Xicoténcatl el Viejo se volvió para hablar
con La Malinche, que estaba sentada un poco más atrás, entre él y
el capitán general.
—¿Qué dice? —preguntó Cortés.
—Dice que no debéis ir a Cholula.
—Los mexicas nos han prometido una
bienvenida hospitalaria.
La muchacha mantuvo una breve conversación
con el jefe en náhuatl y luego tradujo lo que éste le había
dicho.
—Dice que antes confiaría en que una
serpiente de cascabel no le mordiera que en la hospitalidad de los
mexicas.

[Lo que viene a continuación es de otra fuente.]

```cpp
void build_qlayout(const FlatBvh& bvh, const std::vector<float4>& slots, const std::vector<uint8_t>& kinds, QLayout* out) {
  static_assert(kMaxLeaf <= 2, "a leaf of the binary tree becomes one TriPair / one curve record");
  *out = QLayout();
  std::vector<float4>&qtri = out->tri, &qpts = out->pts;
  std::vector<uint32_t>& qhit = out->hit;
  const float4 zero = make_float4(0.f, 0.f, 0.f, 0.f);
  auto code = [&](uint32_t k) { return k | __builtin_bit_cast(uint32_t, slots[4 * (size_t)k + 2].w); };
  const bool tri_pairs = std::all_of(kinds.begin(), kinds.end(), [](uint8_t kd) { return kd == 0; });
  auto tri_leaf = [&](uint32_t first, uint32_t count) -> uint32_t {
// ... 113 lines not shown
```

### pbrlab_amd/csrc/commit.cpp

```cpp
#include <math.h>
#include <string.h>

#include <chrono>
#include <limits>
#include <numeric>

#include "scene_impl.h"

using namespace pb;

static_assert(sizeof(LightRec) == 80, "light record layout");

static V3 mesh_vertex(const HostMesh& m, uint32_t prim, int k) {
  const float* p = m.vertices.data() + (size_t)m.vid[prim * 3 + k] * 4;
  return V3(p[0], p[1], p[2]);
}
static V3 xf_point(const float* m, V3 v) {
  return V3(m[0] * v.x + m[4] * v.y + m[8] * v.z + m[12], m[1] * v.x + m[5] * v.y + m[9] * v.z + m[13],
            m[2] * v.x + m[6] * v.y + m[10] * v.z + m[14]);
}
static V3 world_vertex(const HostInstance& in, const HostMesh& m, uint32_t prim, int k) {
  const V3 v = mesh_vertex(m, prim, k);
  return in.identity ? v : xf_point(in.xf, v);
}
// ... 270 lines not shown
  sl[2].w = __builtin_bit_cast(float, route);
  sr.instance_id = pr.instance_id, sr.geom_id = pr.geom_id, sr.prim_id = pr.prim_id;
  return PBRHIP_OK;
}
static std::vector<BvhNode> light_boxes(const std::vector<LightHead>& heads, const std::vector<LightRec>& lrecs) {
  std::vector<BvhNode> boxes((heads.size() + 1) / 2);
  for (size_t l = 0; l < heads.size(); l++) {
    float lo3[3] = {INFINITY, INFINITY, INFINITY}, hi3[3] = {-INFINITY, -INFINITY, -INFINITY};
    for (uint32_t f = heads[l].first; f < heads[l].first + heads[l].count; f++)
      for (const float* p : {lrecs[f].p0, lrecs[f].p1, lrecs[f].p2})
        for (int a = 0; a < 3; a++) lo3[a] = std::min(lo3[a], p[a]), hi3[a] = std::max(hi3[a], p[a]);
    BvhNode& nd = boxes[l / 2];
    if (l % 2 == 0) memset(&nd, 0, sizeof(nd)), nd.set_box(1, lo3, hi3);
    nd.set_box(int(l % 2), lo3, hi3);
  }
  return boxes;
}

static double ms_since(std::chrono::steady_clock::time_point t) {
  return std::chrono::duration<double, std::milli>(std::chrono::steady_clock::now() - t).count();
}

struct CommitStage {
  std::vector<PrimRef> prims;
  std::vector<float> lo, hi, lprim_cdf;
  std::vector<uint8_t> kinds;
  FlatBvh bvh;
  std::vector<float4> slots;
  std::vector<ShadeRec> shade;
  std::vector<Material> mats;
  QLayout q;
  std::vector<LightRec> lrecs;
  std::vector<BvhNode> lboxes;
  std::vector<SssEntry> walk_entries;
};

static void stage_lights(pbrhip_scene* s, CommitStage* cs) {
  for (uint32_t i = 0; i < s->instances.size(); i++) register_lights(s, i);
  commit_lights(s);
  light_records(s, &s->light_heads, &cs->lrecs, &cs->lprim_cdf);
  cs->lboxes = light_boxes(s->light_heads, cs->lrecs);
  s->num_lrecs = (uint32_t)cs->lrecs.size();
  s->lights_transformed = std::any_of(s->lights.begin(), s->lights.end(), [&](const HostLight& L) { return !s->instances[L.instance_id].identity; });
}
static int upload_lights(pbrhip_scene* s, const CommitStage& cs) {
  HIPCHK(s->d_light_cdf.upload(s->light_cdf, s->stream));
  HIPCHK(s->d_heads.upload(s->light_heads, s->stream));
  HIPCHK(s->d_lprim_cdf.upload(cs.lprim_cdf, s->stream));
  HIPCHK(s->d_lrecs.upload(cs.lrecs, s->stream));
  HIPCHK(s->d_light_boxes.upload(cs.lboxes, s->stream));
  return PBRHIP_OK;
}

static int build_binary_tree(pbrhip_scene* s, int builder, CommitStage* cs) {
  FlatBvh& bvh = cs->bvh;
  const uint32_t np = (uint32_t)cs->prims.size();
  s->bvh_built_on_gpu = false;
  if ((builder == PBRHIP_BVH_GPU_LBVH || builder == PBRHIP_BVH_GPU_LBVH_WIDE) && np > 0) {
    HIPCHK(s->tree.reserve_nodes(TreeBufs::lbvh_nodes(np), np));
    HIPCHK(build_bvh_gpu(s->stream, cs->lo, cs->hi, cs->kinds, s->tree.d_nodes.p, &bvh.slot_gid, &bvh.depth));
    s->bvh_built_on_gpu = bvh.depth <= (uint32_t)kStackDepth;
    if (!s->bvh_built_on_gpu) {
      fprintf(stderr, "pbrhip: GPU-built BVH is %u deep (stack %d): building on the host instead\n", bvh.depth, kStackDepth);
      bvh = FlatBvh();
    }
  }
  if (!s->bvh_built_on_gpu) build_bvh(cs->lo, cs->hi, cs->kinds, &bvh);
  if (bvh.depth > (uint32_t)kStackDepth)
    return fail(PBRHIP_EOVERFLOW, "BVH depth %u exceeds the traversal stack (%d)", bvh.depth, kStackDepth);
  s->bvh_depth = bvh.depth;
  if (!s->bvh_built_on_gpu) {
    HIPCHK(s->tree.reserve_nodes((uint32_t)bvh.nodes.size(), (uint32_t)bvh.slot_gid.size()));
    if (!bvh.nodes.empty()) HIPCHK(hipMemcpyAsync(s->tree.d_nodes.p, bvh.nodes.data(), bvh.nodes.size() * sizeof(BvhNode), hipMemcpyHostToDevice, s->stream));
  }
  return PBRHIP_OK;
}

static int stage_slots_and_materials(pbrhip_scene* s, CommitStage* cs) {
  const uint32_t ns = (uint32_t)cs->bvh.slot_gid.size();
  if (ns > kHitSlotMask) return fail(PBRHIP_EINVAL, "%u traversal primitives: at most %u are supported", ns, kHitSlotMask);
  cs->slots.resize(4 * (size_t)ns), cs->shade.resize(ns);
  for (uint32_t k = 0; k < ns; k++)
    if (int rc = slot_and_shade(s, cs->prims[cs->bvh.slot_gid[k]], cs->bvh.slot_gid[k], s->light_heads, &cs->slots[4 * (size_t)k], cs->shade[k])) return rc;
  std::vector<Material>& mats = cs->mats;
  mats.resize(s->materials.size());
  s->has_hair = s->has_sss = s->has_textured = false;
  for (size_t i = 0; i < mats.size(); i++) {
    const HostMaterial& hm = s->materials[i];
    if (hm.kind == kMatPrincipled)
      for (uint32_t t : {hm.pr.base_color_tex_id, hm.pr.subsurface_color_tex_id})
        if (t != kNone && t >= s->tex_descs.size()) return fail(PBRHIP_EINVAL, "material %zu: texture id %u out of range", i, t);
    mats[i] = make_material(s->materials[i]);
    if (mats[i].textured) s->has_sss = s->has_textured = true;
    s->has_hair = s->has_hair || mats[i].kind == kMatHair;
    s->has_sss = s->has_sss || (mats[i].kind == kMatPrincipled && mats[i].bsdf.enable_subsurface);
  }
  return PBRHIP_OK;
}

static int build_wide_tree(pbrhip_scene* s, const Knobs& k, int builder, CommitStage* cs) {
  TreeBufs& t = s->tree;
  QLayout& q = cs->q;
  s->wide_built_on_gpu = false;
  if (!s->bvh_built_on_gpu && t.num_nodes && k.wide) {
    build_qlayout(cs->bvh, cs->slots, cs->kinds, &q);
    if (k.debug) fprintf(stderr, "pbrhip: commit: curve leaves of the Q tree (counted over the collapse's visits): %zu of one piece, %zu of two pieces\n", q.leaves_one, q.leaves_pair);
  }
  if (s->bvh_built_on_gpu && builder == PBRHIP_BVH_GPU_LBVH_WIDE && k.wide) {
    const bool tri_pairs = all_triangles(cs->kinds);
    QCollapse qc;
    HIPCHK(hipStreamSynchronize(s->stream));
    const auto t_start = std::chrono::steady_clock::now();
    HIPCHK(collapse_qtree_gpu(s->stream, t.d_nodes.p, t.num_slots, t.slots(), tri_pairs, [&](auto... a) { return t.alloc_wide(a...); }, &qc));
    const double ms_collapse = ms_since(t_start);
    const char* why = !qc.fits ? "a record index overflows its reference" : (!qc.quantised ? "a node cannot be quantised" : nullptr);
    if (!why) {
      q.nodes.resize(qc.nodes);
      HIPCHK(hipMemcpyAsync(q.nodes.data(), t.d_wide.p, (size_t)qc.nodes * sizeof(QNode), hipMemcpyDeviceToHost, s->stream));
      HIPCHK(hipStreamSynchronize(s->stream));
      q.stack_need = qtree_stack_need(q.nodes);
// ... 14 lines not shown
  s->wide_stack_need = q.nodes.empty() ? 0u : q.stack_need;
  return PBRHIP_OK;
}

static void accumulate_instance_bounds(std::vector<float>& ilo, std::vector<float>& ihi, size_t inst, const float* lo, const float* hi) {
  for (size_t a = 0; a < 3; a++) ilo[3 * inst + a] = std::min(ilo[3 * inst + a], lo[a]), ihi[3 * inst + a] = std::max(ihi[3 * inst + a], hi[a]);
}
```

Si vais a Tenochtitlan debéis ir por el camino de
Huexotzinco.
«Por lo visto, ahora todos se preocupan por
nuestro bienestar —se dijo Cortés—. Cómo han cambiado las cosas en
pocos días.
—Tendré que reflexionarlo —manifestó
Cortés.
—Por supuesto que lo pensaréis —replicó La
Malinche—, peto debéis ir a Cholula.
Alvarado y Benítez oyeron la conversación y
ambos miraron a la muchacha con expresión de asombro.
¡Maldita sea! —exclamó Alvarado—. ¡No podéis
hablar a nuestro jefe de esa manera!
Cortés sonrió. Le divertía ver las
reacciones de los capitanes. Su hermosa gata era capaz de alterar
incluso a alguien tan imperturbable como Alvarado.
—Doña Marina tiene razón —afirmó—. Tengo que
ir a Cholula.
—¿Por qué? —preguntó Benítez.
El capitán general no le respondió porque
Xicoténcatl el Viejo conversaba otra vez con la muchacha.
—Quiere sellar la alianza que habéis hecho
con él. Os ofrece mujeres para todos vuestros capitanes. —La
Malinche vaciló un instante—. Desea que vos aceptéis a su
hija.
Maxixcatzin señaló a cinco mujeres que
permanecían sentadas con mucho recato al otro extremo del salón.
Vestían faldas de fibra de magüey y huipitili con hermosos bordados. En el cabello
llevaban adornos de jade.
—Una es la hija de Maxixcatzin —añadió La
Malinche—. Las demás son hijas de los grandes señores tlaxcaltecas.
La que Xicoténcatl dice que es su hija es la de la derecha. En
realidad, es su nieta, pero quiere darse importancia.
—¿Qué opináis, doña Marina? —preguntó el
capitán general, observando a las mujeres con ojo crítico.
—¿Mi señor?
—¿Debo aceptar su amable oferta? ¿Debo
acostarme con su nieta?
«Ah, por fin —pensó Cortés—. Una expresión
de incertidumbre, de dolor, en su rostro impasible. Mi pequeña
princesita es celosa y posesiva como todas las demás mujeres.» La
muchacha parecía haberse quedado muda de repente. El comandante
sonrió.
—Decidle que es un gesto muy amable de su
parte, y que se lo agradezco. Pero que no puedo aceptar a su hija,
aunque es muy bella, porque ya estoy casado y mi religión sólo me
permite tener una esposa.
Cortés volvió su atención a la comida pero
notó la incomodidad de La Malinche, su silencio. Pasaron unos
momentos antes de escucharle traducir sus palabras al anciano jefe,
y advirtió que el tono de voz no era el mismo de antes.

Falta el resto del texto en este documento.